[Stored data entries]
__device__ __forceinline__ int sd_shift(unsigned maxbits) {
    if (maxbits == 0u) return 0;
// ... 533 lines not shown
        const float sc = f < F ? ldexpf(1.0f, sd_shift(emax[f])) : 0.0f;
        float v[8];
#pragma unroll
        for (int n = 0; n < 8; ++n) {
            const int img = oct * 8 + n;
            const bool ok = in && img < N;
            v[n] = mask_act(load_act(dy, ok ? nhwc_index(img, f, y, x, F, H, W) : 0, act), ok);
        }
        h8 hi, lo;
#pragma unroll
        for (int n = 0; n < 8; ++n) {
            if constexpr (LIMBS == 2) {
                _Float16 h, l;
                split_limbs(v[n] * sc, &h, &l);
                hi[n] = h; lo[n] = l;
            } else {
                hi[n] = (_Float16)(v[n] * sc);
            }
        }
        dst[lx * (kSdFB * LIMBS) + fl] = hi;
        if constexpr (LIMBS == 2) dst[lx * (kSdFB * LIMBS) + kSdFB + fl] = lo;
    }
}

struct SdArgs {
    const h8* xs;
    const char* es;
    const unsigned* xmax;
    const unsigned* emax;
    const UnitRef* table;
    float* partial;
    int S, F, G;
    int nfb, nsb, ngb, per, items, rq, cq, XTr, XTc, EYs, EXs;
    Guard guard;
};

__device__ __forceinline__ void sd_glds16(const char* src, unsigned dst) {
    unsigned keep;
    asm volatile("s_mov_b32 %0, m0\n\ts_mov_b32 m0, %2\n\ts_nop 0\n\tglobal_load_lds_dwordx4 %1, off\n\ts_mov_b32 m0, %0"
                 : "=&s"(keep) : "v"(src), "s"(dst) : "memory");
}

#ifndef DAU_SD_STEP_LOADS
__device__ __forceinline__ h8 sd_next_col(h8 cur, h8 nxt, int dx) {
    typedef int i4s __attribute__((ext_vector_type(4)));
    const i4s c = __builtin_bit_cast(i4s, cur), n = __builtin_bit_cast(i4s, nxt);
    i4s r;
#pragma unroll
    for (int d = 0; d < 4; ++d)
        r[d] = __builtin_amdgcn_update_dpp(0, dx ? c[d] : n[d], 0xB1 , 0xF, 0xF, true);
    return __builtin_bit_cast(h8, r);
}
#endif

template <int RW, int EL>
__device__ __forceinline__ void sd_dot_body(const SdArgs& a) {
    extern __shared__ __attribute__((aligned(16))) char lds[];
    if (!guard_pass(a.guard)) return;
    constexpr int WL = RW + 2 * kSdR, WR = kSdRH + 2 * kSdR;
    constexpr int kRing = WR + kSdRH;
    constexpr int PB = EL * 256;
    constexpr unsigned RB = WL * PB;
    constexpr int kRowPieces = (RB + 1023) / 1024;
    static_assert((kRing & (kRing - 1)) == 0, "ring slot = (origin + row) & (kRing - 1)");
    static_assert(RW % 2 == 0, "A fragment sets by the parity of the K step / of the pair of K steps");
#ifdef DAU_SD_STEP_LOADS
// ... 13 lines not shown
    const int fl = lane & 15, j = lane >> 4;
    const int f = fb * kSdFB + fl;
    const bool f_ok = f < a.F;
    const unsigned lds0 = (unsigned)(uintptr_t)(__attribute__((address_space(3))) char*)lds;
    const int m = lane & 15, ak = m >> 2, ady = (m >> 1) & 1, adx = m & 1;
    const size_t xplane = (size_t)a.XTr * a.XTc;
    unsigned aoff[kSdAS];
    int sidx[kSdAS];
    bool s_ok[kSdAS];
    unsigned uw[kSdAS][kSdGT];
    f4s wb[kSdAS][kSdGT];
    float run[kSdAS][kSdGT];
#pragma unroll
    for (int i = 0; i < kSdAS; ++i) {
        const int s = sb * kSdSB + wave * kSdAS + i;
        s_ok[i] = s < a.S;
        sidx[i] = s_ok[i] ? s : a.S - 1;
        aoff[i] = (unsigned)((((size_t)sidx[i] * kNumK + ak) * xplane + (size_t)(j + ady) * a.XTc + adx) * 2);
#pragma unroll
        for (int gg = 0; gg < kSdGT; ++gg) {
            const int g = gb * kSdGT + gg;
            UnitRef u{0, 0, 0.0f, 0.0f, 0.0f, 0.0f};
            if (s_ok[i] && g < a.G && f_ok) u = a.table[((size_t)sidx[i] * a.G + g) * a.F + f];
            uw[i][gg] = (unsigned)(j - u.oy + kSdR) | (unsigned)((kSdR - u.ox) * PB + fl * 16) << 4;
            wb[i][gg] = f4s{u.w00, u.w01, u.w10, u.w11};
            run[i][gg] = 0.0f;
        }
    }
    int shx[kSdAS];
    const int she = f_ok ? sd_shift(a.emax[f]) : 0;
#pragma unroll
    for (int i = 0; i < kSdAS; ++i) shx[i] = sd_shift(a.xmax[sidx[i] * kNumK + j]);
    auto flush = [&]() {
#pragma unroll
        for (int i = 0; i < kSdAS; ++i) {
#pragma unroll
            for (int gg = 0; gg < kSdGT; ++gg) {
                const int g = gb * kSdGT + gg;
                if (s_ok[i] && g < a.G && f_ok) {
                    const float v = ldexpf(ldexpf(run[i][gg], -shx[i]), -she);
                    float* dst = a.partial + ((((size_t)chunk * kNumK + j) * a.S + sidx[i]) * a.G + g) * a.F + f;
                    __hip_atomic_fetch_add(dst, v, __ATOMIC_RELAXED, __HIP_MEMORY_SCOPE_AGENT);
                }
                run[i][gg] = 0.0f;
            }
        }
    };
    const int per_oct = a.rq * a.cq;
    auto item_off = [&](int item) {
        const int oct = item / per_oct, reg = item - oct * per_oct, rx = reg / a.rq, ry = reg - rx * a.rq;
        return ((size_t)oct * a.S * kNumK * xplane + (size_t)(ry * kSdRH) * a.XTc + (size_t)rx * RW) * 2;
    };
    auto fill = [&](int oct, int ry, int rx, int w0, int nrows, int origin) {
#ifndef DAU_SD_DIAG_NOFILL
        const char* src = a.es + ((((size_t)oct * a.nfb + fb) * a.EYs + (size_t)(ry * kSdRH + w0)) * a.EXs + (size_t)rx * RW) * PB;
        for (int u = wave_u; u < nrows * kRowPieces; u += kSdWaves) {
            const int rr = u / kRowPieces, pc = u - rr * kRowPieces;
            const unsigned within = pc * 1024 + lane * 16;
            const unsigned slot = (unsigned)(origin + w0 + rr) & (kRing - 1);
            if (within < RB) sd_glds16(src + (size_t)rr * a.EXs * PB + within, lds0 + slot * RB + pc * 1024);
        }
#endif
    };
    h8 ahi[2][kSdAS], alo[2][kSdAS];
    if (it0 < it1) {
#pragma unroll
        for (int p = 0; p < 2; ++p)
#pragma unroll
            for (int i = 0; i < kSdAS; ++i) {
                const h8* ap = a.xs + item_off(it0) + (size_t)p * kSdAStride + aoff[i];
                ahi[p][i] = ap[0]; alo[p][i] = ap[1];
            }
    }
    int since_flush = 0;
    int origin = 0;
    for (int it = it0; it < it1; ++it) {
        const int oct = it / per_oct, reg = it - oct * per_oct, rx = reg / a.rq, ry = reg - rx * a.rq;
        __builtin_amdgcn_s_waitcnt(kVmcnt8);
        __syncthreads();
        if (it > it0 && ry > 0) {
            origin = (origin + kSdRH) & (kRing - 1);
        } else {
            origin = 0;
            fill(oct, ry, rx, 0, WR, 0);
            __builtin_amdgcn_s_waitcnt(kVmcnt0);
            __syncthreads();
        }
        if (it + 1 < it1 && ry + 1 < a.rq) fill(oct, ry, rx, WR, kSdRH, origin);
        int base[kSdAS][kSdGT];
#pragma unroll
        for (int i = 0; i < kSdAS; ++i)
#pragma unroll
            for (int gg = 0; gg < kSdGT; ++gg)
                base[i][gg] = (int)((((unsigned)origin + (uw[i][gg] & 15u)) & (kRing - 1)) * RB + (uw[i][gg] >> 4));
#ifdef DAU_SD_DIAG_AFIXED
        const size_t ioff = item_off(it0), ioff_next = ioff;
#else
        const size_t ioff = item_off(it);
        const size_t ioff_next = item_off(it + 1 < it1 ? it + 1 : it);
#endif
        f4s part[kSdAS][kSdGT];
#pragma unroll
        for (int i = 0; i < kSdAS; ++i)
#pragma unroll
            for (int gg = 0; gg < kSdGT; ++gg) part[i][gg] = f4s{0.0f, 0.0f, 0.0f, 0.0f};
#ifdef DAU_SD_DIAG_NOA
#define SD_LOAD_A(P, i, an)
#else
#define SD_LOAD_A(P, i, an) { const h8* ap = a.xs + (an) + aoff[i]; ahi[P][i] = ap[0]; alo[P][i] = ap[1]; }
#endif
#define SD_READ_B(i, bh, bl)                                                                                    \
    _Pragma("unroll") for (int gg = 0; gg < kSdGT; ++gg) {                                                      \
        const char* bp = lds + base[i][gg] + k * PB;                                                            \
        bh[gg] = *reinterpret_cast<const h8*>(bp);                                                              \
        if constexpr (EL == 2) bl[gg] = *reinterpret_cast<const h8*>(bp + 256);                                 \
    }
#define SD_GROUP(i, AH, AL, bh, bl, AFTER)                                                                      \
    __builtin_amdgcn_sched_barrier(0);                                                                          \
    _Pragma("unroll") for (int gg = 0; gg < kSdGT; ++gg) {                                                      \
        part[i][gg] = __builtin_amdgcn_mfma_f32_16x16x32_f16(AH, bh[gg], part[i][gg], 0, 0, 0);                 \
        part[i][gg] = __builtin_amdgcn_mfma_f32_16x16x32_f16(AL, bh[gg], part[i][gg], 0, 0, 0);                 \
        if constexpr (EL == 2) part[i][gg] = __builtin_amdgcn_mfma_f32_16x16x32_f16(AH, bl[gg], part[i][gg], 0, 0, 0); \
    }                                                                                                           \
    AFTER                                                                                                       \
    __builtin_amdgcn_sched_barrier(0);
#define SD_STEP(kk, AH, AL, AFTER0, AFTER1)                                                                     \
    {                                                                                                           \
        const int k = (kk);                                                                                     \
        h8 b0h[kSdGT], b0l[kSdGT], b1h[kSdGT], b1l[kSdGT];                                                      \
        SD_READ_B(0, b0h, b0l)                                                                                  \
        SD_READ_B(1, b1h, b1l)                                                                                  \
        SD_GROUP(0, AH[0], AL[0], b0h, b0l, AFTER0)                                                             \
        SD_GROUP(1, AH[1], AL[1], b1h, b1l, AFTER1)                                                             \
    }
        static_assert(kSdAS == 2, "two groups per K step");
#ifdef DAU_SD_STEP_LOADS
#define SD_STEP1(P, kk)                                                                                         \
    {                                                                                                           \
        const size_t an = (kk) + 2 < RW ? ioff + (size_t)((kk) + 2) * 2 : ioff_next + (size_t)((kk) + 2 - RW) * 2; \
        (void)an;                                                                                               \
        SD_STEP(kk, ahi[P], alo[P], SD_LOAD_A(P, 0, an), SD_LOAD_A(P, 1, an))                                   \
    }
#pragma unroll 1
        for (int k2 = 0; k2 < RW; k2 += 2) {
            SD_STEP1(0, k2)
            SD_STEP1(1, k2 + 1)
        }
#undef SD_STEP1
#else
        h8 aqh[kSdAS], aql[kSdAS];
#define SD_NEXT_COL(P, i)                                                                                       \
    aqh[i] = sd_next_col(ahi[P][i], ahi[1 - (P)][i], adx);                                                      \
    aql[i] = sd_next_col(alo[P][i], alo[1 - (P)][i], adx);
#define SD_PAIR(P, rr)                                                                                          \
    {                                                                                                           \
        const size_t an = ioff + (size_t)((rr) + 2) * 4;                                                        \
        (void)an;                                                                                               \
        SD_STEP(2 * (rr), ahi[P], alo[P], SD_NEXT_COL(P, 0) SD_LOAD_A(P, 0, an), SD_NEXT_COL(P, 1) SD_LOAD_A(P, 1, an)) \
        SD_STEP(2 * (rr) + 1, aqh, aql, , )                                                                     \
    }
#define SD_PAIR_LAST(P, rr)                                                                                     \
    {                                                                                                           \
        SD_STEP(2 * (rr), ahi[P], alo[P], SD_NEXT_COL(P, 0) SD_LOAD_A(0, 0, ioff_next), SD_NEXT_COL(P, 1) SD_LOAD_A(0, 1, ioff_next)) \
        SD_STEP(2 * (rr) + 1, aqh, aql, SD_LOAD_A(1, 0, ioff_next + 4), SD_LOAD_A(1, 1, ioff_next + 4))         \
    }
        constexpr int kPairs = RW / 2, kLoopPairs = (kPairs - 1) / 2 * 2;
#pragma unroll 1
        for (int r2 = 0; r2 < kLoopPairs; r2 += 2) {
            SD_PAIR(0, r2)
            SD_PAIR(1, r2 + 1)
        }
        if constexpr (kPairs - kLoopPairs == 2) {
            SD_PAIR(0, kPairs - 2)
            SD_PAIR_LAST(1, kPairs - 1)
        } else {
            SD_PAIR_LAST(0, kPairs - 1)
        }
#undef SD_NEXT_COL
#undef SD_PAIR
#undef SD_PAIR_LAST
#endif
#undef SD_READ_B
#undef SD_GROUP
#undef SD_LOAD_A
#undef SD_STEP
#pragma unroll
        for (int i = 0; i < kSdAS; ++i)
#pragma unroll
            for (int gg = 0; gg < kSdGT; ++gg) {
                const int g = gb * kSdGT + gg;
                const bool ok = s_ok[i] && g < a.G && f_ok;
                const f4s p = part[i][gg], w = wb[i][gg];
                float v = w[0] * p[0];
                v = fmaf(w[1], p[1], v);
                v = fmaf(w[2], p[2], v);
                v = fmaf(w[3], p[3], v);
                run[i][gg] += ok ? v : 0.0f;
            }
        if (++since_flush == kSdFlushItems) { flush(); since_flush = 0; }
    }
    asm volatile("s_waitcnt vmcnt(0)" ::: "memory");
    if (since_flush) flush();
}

==

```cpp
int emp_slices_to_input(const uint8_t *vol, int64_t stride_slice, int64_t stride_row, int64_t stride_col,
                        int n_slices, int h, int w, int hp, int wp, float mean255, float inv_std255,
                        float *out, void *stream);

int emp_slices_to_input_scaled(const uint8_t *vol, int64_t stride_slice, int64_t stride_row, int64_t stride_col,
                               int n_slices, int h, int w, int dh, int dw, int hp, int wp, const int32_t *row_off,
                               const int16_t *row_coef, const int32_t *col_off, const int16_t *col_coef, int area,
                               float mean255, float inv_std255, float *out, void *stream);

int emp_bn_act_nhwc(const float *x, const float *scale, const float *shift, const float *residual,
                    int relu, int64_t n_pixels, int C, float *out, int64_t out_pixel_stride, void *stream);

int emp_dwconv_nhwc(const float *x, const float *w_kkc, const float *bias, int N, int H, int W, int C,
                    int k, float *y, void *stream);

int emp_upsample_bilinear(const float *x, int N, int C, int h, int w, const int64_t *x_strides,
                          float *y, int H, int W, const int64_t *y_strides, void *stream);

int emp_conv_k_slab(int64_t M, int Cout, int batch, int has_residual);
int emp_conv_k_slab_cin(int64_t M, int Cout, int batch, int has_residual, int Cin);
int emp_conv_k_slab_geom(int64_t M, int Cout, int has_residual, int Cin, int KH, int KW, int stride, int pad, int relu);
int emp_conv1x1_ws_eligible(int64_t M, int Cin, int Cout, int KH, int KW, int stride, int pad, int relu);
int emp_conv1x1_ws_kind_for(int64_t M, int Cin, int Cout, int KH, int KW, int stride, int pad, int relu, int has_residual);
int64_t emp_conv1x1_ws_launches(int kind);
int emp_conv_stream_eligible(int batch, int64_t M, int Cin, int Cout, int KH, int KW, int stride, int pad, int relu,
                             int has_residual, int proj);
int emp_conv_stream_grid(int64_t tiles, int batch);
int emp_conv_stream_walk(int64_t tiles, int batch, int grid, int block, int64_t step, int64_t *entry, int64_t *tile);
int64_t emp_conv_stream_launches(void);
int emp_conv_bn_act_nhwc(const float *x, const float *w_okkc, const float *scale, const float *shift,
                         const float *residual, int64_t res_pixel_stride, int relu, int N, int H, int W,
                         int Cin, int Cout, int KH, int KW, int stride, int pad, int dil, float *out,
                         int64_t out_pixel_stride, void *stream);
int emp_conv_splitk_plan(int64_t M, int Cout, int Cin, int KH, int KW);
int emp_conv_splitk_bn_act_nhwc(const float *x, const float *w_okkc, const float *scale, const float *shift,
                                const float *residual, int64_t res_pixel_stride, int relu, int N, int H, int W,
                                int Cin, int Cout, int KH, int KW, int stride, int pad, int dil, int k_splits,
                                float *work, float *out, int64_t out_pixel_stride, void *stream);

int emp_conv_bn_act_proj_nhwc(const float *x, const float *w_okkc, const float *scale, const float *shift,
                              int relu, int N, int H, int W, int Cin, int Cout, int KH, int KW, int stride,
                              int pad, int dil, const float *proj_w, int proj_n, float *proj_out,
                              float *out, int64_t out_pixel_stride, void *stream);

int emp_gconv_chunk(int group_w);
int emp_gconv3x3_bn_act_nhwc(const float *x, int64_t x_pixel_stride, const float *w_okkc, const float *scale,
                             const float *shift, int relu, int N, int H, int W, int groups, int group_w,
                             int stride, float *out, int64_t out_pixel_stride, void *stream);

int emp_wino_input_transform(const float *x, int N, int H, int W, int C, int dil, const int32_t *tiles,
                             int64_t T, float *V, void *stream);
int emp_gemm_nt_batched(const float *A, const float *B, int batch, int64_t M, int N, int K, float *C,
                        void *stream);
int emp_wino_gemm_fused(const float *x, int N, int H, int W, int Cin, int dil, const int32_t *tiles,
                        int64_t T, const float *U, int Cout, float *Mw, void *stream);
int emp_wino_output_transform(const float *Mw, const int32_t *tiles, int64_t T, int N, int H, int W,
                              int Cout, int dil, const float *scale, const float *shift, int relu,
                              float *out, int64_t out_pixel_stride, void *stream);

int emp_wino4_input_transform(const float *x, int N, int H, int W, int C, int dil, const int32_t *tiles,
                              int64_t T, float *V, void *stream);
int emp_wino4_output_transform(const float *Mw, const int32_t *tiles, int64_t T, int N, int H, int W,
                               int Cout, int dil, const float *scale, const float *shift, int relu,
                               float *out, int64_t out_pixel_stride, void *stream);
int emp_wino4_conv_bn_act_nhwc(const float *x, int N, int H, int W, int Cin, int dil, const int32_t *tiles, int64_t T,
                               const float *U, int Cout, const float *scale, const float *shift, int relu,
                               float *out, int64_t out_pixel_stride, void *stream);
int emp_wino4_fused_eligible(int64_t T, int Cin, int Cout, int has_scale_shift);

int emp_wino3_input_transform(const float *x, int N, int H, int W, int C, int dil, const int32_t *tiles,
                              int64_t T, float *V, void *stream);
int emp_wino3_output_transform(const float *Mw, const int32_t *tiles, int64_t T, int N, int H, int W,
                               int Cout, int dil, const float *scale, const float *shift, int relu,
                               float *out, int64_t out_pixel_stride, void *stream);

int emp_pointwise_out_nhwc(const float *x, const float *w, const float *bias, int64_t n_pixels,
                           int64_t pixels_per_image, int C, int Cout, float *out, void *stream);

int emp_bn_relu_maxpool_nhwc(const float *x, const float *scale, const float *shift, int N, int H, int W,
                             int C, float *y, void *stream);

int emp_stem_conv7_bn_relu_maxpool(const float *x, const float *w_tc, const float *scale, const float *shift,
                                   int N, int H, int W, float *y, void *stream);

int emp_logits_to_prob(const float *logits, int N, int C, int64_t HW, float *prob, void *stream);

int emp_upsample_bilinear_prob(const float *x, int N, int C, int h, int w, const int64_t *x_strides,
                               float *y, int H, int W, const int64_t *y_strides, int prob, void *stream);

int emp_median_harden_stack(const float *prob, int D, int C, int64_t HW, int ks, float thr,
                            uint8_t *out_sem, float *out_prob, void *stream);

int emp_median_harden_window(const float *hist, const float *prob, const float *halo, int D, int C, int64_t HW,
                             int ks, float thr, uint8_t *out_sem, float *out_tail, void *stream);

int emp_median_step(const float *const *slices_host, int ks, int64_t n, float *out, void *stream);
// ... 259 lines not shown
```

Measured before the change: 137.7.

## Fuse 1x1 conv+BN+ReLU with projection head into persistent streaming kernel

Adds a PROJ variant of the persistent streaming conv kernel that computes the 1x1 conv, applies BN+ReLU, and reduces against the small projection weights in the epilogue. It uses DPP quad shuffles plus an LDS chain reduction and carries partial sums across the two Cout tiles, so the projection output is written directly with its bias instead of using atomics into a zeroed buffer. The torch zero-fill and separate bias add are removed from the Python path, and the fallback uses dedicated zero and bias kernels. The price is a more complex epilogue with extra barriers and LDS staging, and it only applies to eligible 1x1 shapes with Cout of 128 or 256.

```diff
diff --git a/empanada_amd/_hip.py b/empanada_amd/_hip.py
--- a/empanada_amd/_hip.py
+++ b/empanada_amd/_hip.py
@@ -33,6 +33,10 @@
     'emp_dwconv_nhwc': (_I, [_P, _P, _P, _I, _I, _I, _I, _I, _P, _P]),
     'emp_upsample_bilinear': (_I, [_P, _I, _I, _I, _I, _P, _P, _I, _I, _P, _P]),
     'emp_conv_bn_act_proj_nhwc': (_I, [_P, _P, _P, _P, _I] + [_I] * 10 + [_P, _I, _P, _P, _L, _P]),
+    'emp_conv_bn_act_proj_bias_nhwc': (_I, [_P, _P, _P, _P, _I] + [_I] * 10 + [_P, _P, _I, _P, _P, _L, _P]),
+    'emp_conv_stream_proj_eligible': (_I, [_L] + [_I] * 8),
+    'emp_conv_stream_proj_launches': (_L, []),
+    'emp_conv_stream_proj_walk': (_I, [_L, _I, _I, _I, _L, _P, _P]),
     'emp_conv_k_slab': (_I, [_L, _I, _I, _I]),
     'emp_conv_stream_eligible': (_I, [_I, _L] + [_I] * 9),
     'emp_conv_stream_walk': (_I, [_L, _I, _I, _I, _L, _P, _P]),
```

→ **Required work**
Every line of the entries above that holds "within" should be copied out.

→ **Answer space**
            const unsigned within = pc * 1024 + lane * 16;
            if (within < RB) sd_glds16(src + (size_t)rr * a.EXs * PB + within, lds0 + slot * RB + pc * 1024);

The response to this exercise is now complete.